▶ WHAT YOU HAVE TO DO: Exactness is required throughout. Return every record once more.

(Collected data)
>>>

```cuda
int nk_gemm_bias_act(nk_ctx* ctx, int transA, int transB, int64_t M, int64_t N, int64_t K, float alpha,
                     const void* A, int64_t lda, const void* B, int64_t ldb, float beta, void* C, int64_t ldc,
                     int ab_dtype, int c_dtype, const void* bias, int bias_dtype, int relu) {
  if (!ctx) return NK_ERR_INVALID_ARG;
  NK_REQUIRE(ctx, nk_dtype_ok(ab_dtype) && nk_dtype_ok(c_dtype), "nk_gemm: bad dtype");
  NK_REQUIRE(ctx, M >= 0 && N >= 0 && K >= 0, "nk_gemm: negative dimension");
  if (M == 0 || N == 0) return NK_OK;
  NK_REQUIRE(ctx, C != nullptr && (K == 0 || (A && B)), "nk_gemm: NULL pointer");
  NK_REQUIRE(ctx, lda >= (transA ? M : K) && ldb >= (transB ? K : N) && ldc >= N,
             "nk_gemm: leading dimension too small (lda=%lld ldb=%lld ldc=%lld for M=%lld N=%lld K=%lld tA=%d tB=%d)",
             (long long)lda, (long long)ldb, (long long)ldc, (long long)M, (long long)N, (long long)K, transA, transB);
  NK_REQUIRE(ctx, !bias || nk_dtype_ok(bias_dtype), "nk_gemm: bad bias dtype");
  if (f32_on_tensor_cores(ctx, ab_dtype, K))
    return nk_gemm_tf32(ctx, transA, transB, M, N, K, alpha, A, lda, B, ldb, beta, C, ldc, c_dtype, bias, bias_dtype, relu);
  const bool want_tc = ab_dtype == NK_BF16 && ctx->gemm_engine != NK_GEMM_SIMT && K > 0;
  if (want_tc) {
    int rc = nk_gemm_wgmma(ctx, transA, transB, M, N, K, alpha, A, lda, B, ldb, beta, C, ldc, c_dtype, bias,
                             bias_dtype, relu, nullptr, nullptr);
    if (rc != NK_ERR_UNSUPPORTED) return rc;
    if (ctx->gemm_engine == NK_GEMM_TC)
      return nk_set_error(ctx, NK_ERR_UNSUPPORTED,
                          "nk_gemm: tensor-core engine forced but operands are not TMA-addressable "
                          "(16-byte aligned base, leading dimension multiple of 8 elements)");
  } else if (ctx->gemm_engine == NK_GEMM_TC) {
    return nk_set_error(ctx, NK_ERR_UNSUPPORTED, "nk_gemm: tensor-core engine forced but operands are not bf16");
  }
  return nk_gemm_simt(ctx, transA, transB, M, N, K, alpha, A, lda, B, ldb, beta, C, ldc, ab_dtype, c_dtype, bias,
                      bias_dtype, relu);
}

int nk_gemm_strided_batched(nk_ctx* ctx, int transA, int transB, int64_t M, int64_t N, int64_t K, float alpha, const void* A,
                            int64_t lda, int64_t strideA, const void* B, int64_t ldb, int64_t strideB, float beta, void* C,
                            int64_t ldc, int64_t strideC, int64_t batch, int ab_dtype, int c_dtype, const void* bias,
                            int64_t bias_stride, int bias_dtype) {
  if (!ctx) return NK_ERR_INVALID_ARG;
  NK_REQUIRE(ctx, nk_dtype_ok(ab_dtype) && nk_dtype_ok(c_dtype), "nk_gemm_strided_batched: bad dtype");
  NK_REQUIRE(ctx, M >= 0 && N >= 0 && K >= 0 && batch >= 0, "nk_gemm_strided_batched: negative dimension");
  NK_REQUIRE(ctx, !bias || nk_dtype_ok(bias_dtype), "nk_gemm_strided_batched: bad bias dtype");
  if (M == 0 || N == 0 || batch == 0) return NK_OK;
  const size_t cs = nk_dtype_size(c_dtype), bs = bias ? nk_dtype_size(bias_dtype) : 0;
  const bool tc = ab_dtype == NK_BF16 && ctx->gemm_engine != NK_GEMM_SIMT && K > 0 && !(transA && transB) &&
                  strideA >= 0 && strideB >= 0 && strideC >= 0 && bias_stride >= 0 && (strideC * int64_t(cs)) % 16 == 0 &&
                  (!bias || !bias_stride || batch == 1 || strideC > 0) &&
                  lda >= (transA ? M : K) && ldb >= (transB ? K : N) && ldc >= N;
  if (tc) {
    NK_REQUIRE(ctx, A && B && C, "nk_gemm_strided_batched: NULL pointer");
    const int rc = gemm_wgmma_batched(ctx, transA, transB, M, N, K, alpha, A, lda, strideA, B, ldb, strideB, beta, C, ldc,
                                      strideC, batch, c_dtype, bias, bias_dtype, 0, bias_stride, 0, 0);
    if (rc != NK_ERR_UNSUPPORTED) return rc;
  }
  const size_t as = nk_dtype_size(ab_dtype);
  for (int64_t b = 0; b < batch; ++b) {
    const int rc = nk_gemm_bias_act(
        ctx, transA, transB, M, N, K, alpha, A ? static_cast<const char*>(A) + b * strideA * int64_t(as) : nullptr, lda,
        B ? static_cast<const char*>(B) + b * strideB * int64_t(as) : nullptr, ldb, beta,
        C ? static_cast<char*>(C) + b * strideC * int64_t(cs) : nullptr, ldc, ab_dtype, c_dtype,
        bias ? static_cast<const char*>(bias) + b * bias_stride * int64_t(bs) : nullptr, bias_dtype, 0);
    if (rc) return rc;
// ... 57 lines not shown
```

Baseline: 771,200.

## Defer TMA-store of last epilogue chunks into next tile's mainloop

```diff
diff --git a/neuronika_b200/csrc/nk_gemm_tc.cu b/neuronika_b200/csrc/nk_gemm_tc.cu
--- a/neuronika_b200/csrc/nk_gemm_tc.cu
+++ b/neuronika_b200/csrc/nk_gemm_tc.cu
@@ -228,78 +228,123 @@
   return p.bias_bf16 ? __bfloat162float(static_cast<const __nv_bfloat16*>(p.bias)[col]) : static_cast<const float*>(p.bias)[col];
 }
 
-template <bool kAddBias>
+template <bool kAddBias, bool kScale, bool kRelu>
 __device__ __forceinline__ float epi_value(const GemmParams& p, float acc, float bias) {
-  float v = __fmul_rn(p.alpha, acc);
+  float v = kScale ? __fmul_rn(p.alpha, acc) : acc;
   if (kAddBias) v += bias;
-  return p.relu ? (v > 0.f ? v : 0.f) : v;
+  return kRelu ? (v > 0.f ? v : 0.f) : v;
 }
 
 enum { kBiasNone, kBiasStaged, kBiasLoaded };
 
-template <int BLOCK_N, typename TC, int kBias>
-__device__ __forceinline__ void tma_store_tile(const GemmParams& p, const CUtensorMap* tmap_c, const float (&acc)[BLOCK_N / 2],
-                                               int lane, int row0, int64_t n0, uint32_t stg0, uint32_t bias_s,
-                                               uint32_t& store_buf) {
+template <int BLOCK_N, typename TC, int kBias, bool kScale, bool kRelu>
+__device__ __forceinline__ void epi_chunk(const GemmParams& p, const float (&acc)[BLOCK_N / 2], int ch, int lane, int n0,
+                                          uint32_t bias_s, uint32_t (&w)[16]) {
   constexpr int kStoreCols = 128 / int(sizeof(TC));
-  const int r = lane >> 2;
   const int q = lane & 3;
-  const int sm_row = (lane & 7) + ((lane >> 3) & 1) * 8;
-  const int sm_blk = lane >> 4;
-#pragma unroll
-  for (int ch = 0; ch < BLOCK_N / kStoreCols; ++ch) {
-    const uint32_t buf = stg0 + store_buf * (64 * 128);
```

<<<

▶ SOLVED EXERCISE:
```cuda
int nk_gemm_bias_act(nk_ctx* ctx, int transA, int transB, int64_t M, int64_t N, int64_t K, float alpha,
                     const void* A, int64_t lda, const void* B, int64_t ldb, float beta, void* C, int64_t ldc,
                     int ab_dtype, int c_dtype, const void* bias, int bias_dtype, int relu) {
  if (!ctx) return NK_ERR_INVALID_ARG;
  NK_REQUIRE(ctx, nk_dtype_ok(ab_dtype) && nk_dtype_ok(c_dtype), "nk_gemm: bad dtype");
  NK_REQUIRE(ctx, M >= 0 && N >= 0 && K >= 0, "nk_gemm: negative dimension");
  if (M == 0 || N == 0) return NK_OK;
  NK_REQUIRE(ctx, C != nullptr && (K == 0 || (A && B)), "nk_gemm: NULL pointer");
  NK_REQUIRE(ctx, lda >= (transA ? M : K) && ldb >= (transB ? K : N) && ldc >= N,
             "nk_gemm: leading dimension too small (lda=%lld ldb=%lld ldc=%lld for M=%lld N=%lld K=%lld tA=%d tB=%d)",
             (long long)lda, (long long)ldb, (long long)ldc, (long long)M, (long long)N, (long long)K, transA, transB);
  NK_REQUIRE(ctx, !bias || nk_dtype_ok(bias_dtype), "nk_gemm: bad bias dtype");
  if (f32_on_tensor_cores(ctx, ab_dtype, K))
    return nk_gemm_tf32(ctx, transA, transB, M, N, K, alpha, A, lda, B, ldb, beta, C, ldc, c_dtype, bias, bias_dtype, relu);
  const bool want_tc = ab_dtype == NK_BF16 && ctx->gemm_engine != NK_GEMM_SIMT && K > 0;
  if (want_tc) {
    int rc = nk_gemm_wgmma(ctx, transA, transB, M, N, K, alpha, A, lda, B, ldb, beta, C, ldc, c_dtype, bias,
                             bias_dtype, relu, nullptr, nullptr);
    if (rc != NK_ERR_UNSUPPORTED) return rc;
    if (ctx->gemm_engine == NK_GEMM_TC)
      return nk_set_error(ctx, NK_ERR_UNSUPPORTED,
                          "nk_gemm: tensor-core engine forced but operands are not TMA-addressable "
                          "(16-byte aligned base, leading dimension multiple of 8 elements)");
  } else if (ctx->gemm_engine == NK_GEMM_TC) {
    return nk_set_error(ctx, NK_ERR_UNSUPPORTED, "nk_gemm: tensor-core engine forced but operands are not bf16");
  }
  return nk_gemm_simt(ctx, transA, transB, M, N, K, alpha, A, lda, B, ldb, beta, C, ldc, ab_dtype, c_dtype, bias,
                      bias_dtype, relu);
}

int nk_gemm_strided_batched(nk_ctx* ctx, int transA, int transB, int64_t M, int64_t N, int64_t K, float alpha, const void* A,
                            int64_t lda, int64_t strideA, const void* B, int64_t ldb, int64_t strideB, float beta, void* C,
                            int64_t ldc, int64_t strideC, int64_t batch, int ab_dtype, int c_dtype, const void* bias,
                            int64_t bias_stride, int bias_dtype) {
  if (!ctx) return NK_ERR_INVALID_ARG;
  NK_REQUIRE(ctx, nk_dtype_ok(ab_dtype) && nk_dtype_ok(c_dtype), "nk_gemm_strided_batched: bad dtype");
  NK_REQUIRE(ctx, M >= 0 && N >= 0 && K >= 0 && batch >= 0, "nk_gemm_strided_batched: negative dimension");
  NK_REQUIRE(ctx, !bias || nk_dtype_ok(bias_dtype), "nk_gemm_strided_batched: bad bias dtype");
  if (M == 0 || N == 0 || batch == 0) return NK_OK;
  const size_t cs = nk_dtype_size(c_dtype), bs = bias ? nk_dtype_size(bias_dtype) : 0;
  const bool tc = ab_dtype == NK_BF16 && ctx->gemm_engine != NK_GEMM_SIMT && K > 0 && !(transA && transB) &&
                  strideA >= 0 && strideB >= 0 && strideC >= 0 && bias_stride >= 0 && (strideC * int64_t(cs)) % 16 == 0 &&
                  (!bias || !bias_stride || batch == 1 || strideC > 0) &&
                  lda >= (transA ? M : K) && ldb >= (transB ? K : N) && ldc >= N;
  if (tc) {
    NK_REQUIRE(ctx, A && B && C, "nk_gemm_strided_batched: NULL pointer");
    const int rc = gemm_wgmma_batched(ctx, transA, transB, M, N, K, alpha, A, lda, strideA, B, ldb, strideB, beta, C, ldc,
                                      strideC, batch, c_dtype, bias, bias_dtype, 0, bias_stride, 0, 0);
    if (rc != NK_ERR_UNSUPPORTED) return rc;
  }
  const size_t as = nk_dtype_size(ab_dtype);
  for (int64_t b = 0; b < batch; ++b) {
    const int rc = nk_gemm_bias_act(
        ctx, transA, transB, M, N, K, alpha, A ? static_cast<const char*>(A) + b * strideA * int64_t(as) : nullptr, lda,
        B ? static_cast<const char*>(B) + b * strideB * int64_t(as) : nullptr, ldb, beta,
        C ? static_cast<char*>(C) + b * strideC * int64_t(cs) : nullptr, ldc, ab_dtype, c_dtype,
        bias ? static_cast<const char*>(bias) + b * bias_stride * int64_t(bs) : nullptr, bias_dtype, 0);
    if (rc) return rc;
// ... 57 lines not shown
```

Baseline: 771,200.

## Defer TMA-store of last epilogue chunks into next tile's mainloop

```diff
diff --git a/neuronika_b200/csrc/nk_gemm_tc.cu b/neuronika_b200/csrc/nk_gemm_tc.cu
--- a/neuronika_b200/csrc/nk_gemm_tc.cu
+++ b/neuronika_b200/csrc/nk_gemm_tc.cu
@@ -228,78 +228,123 @@
   return p.bias_bf16 ? __bfloat162float(static_cast<const __nv_bfloat16*>(p.bias)[col]) : static_cast<const float*>(p.bias)[col];
 }
 
-template <bool kAddBias>
+template <bool kAddBias, bool kScale, bool kRelu>
 __device__ __forceinline__ float epi_value(const GemmParams& p, float acc, float bias) {
-  float v = __fmul_rn(p.alpha, acc);
+  float v = kScale ? __fmul_rn(p.alpha, acc) : acc;
   if (kAddBias) v += bias;
-  return p.relu ? (v > 0.f ? v : 0.f) : v;
+  return kRelu ? (v > 0.f ? v : 0.f) : v;
 }
 
 enum { kBiasNone, kBiasStaged, kBiasLoaded };
 
-template <int BLOCK_N, typename TC, int kBias>
-__device__ __forceinline__ void tma_store_tile(const GemmParams& p, const CUtensorMap* tmap_c, const float (&acc)[BLOCK_N / 2],
-                                               int lane, int row0, int64_t n0, uint32_t stg0, uint32_t bias_s,
-                                               uint32_t& store_buf) {
+template <int BLOCK_N, typename TC, int kBias, bool kScale, bool kRelu>
+__device__ __forceinline__ void epi_chunk(const GemmParams& p, const float (&acc)[BLOCK_N / 2], int ch, int lane, int n0,
+                                          uint32_t bias_s, uint32_t (&w)[16]) {
   constexpr int kStoreCols = 128 / int(sizeof(TC));
-  const int r = lane >> 2;
   const int q = lane & 3;
-  const int sm_row = (lane & 7) + ((lane >> 3) & 1) * 8;
-  const int sm_blk = lane >> 4;
-#pragma unroll
-  for (int ch = 0; ch < BLOCK_N / kStoreCols; ++ch) {
-    const uint32_t buf = stg0 + store_buf * (64 * 128);
```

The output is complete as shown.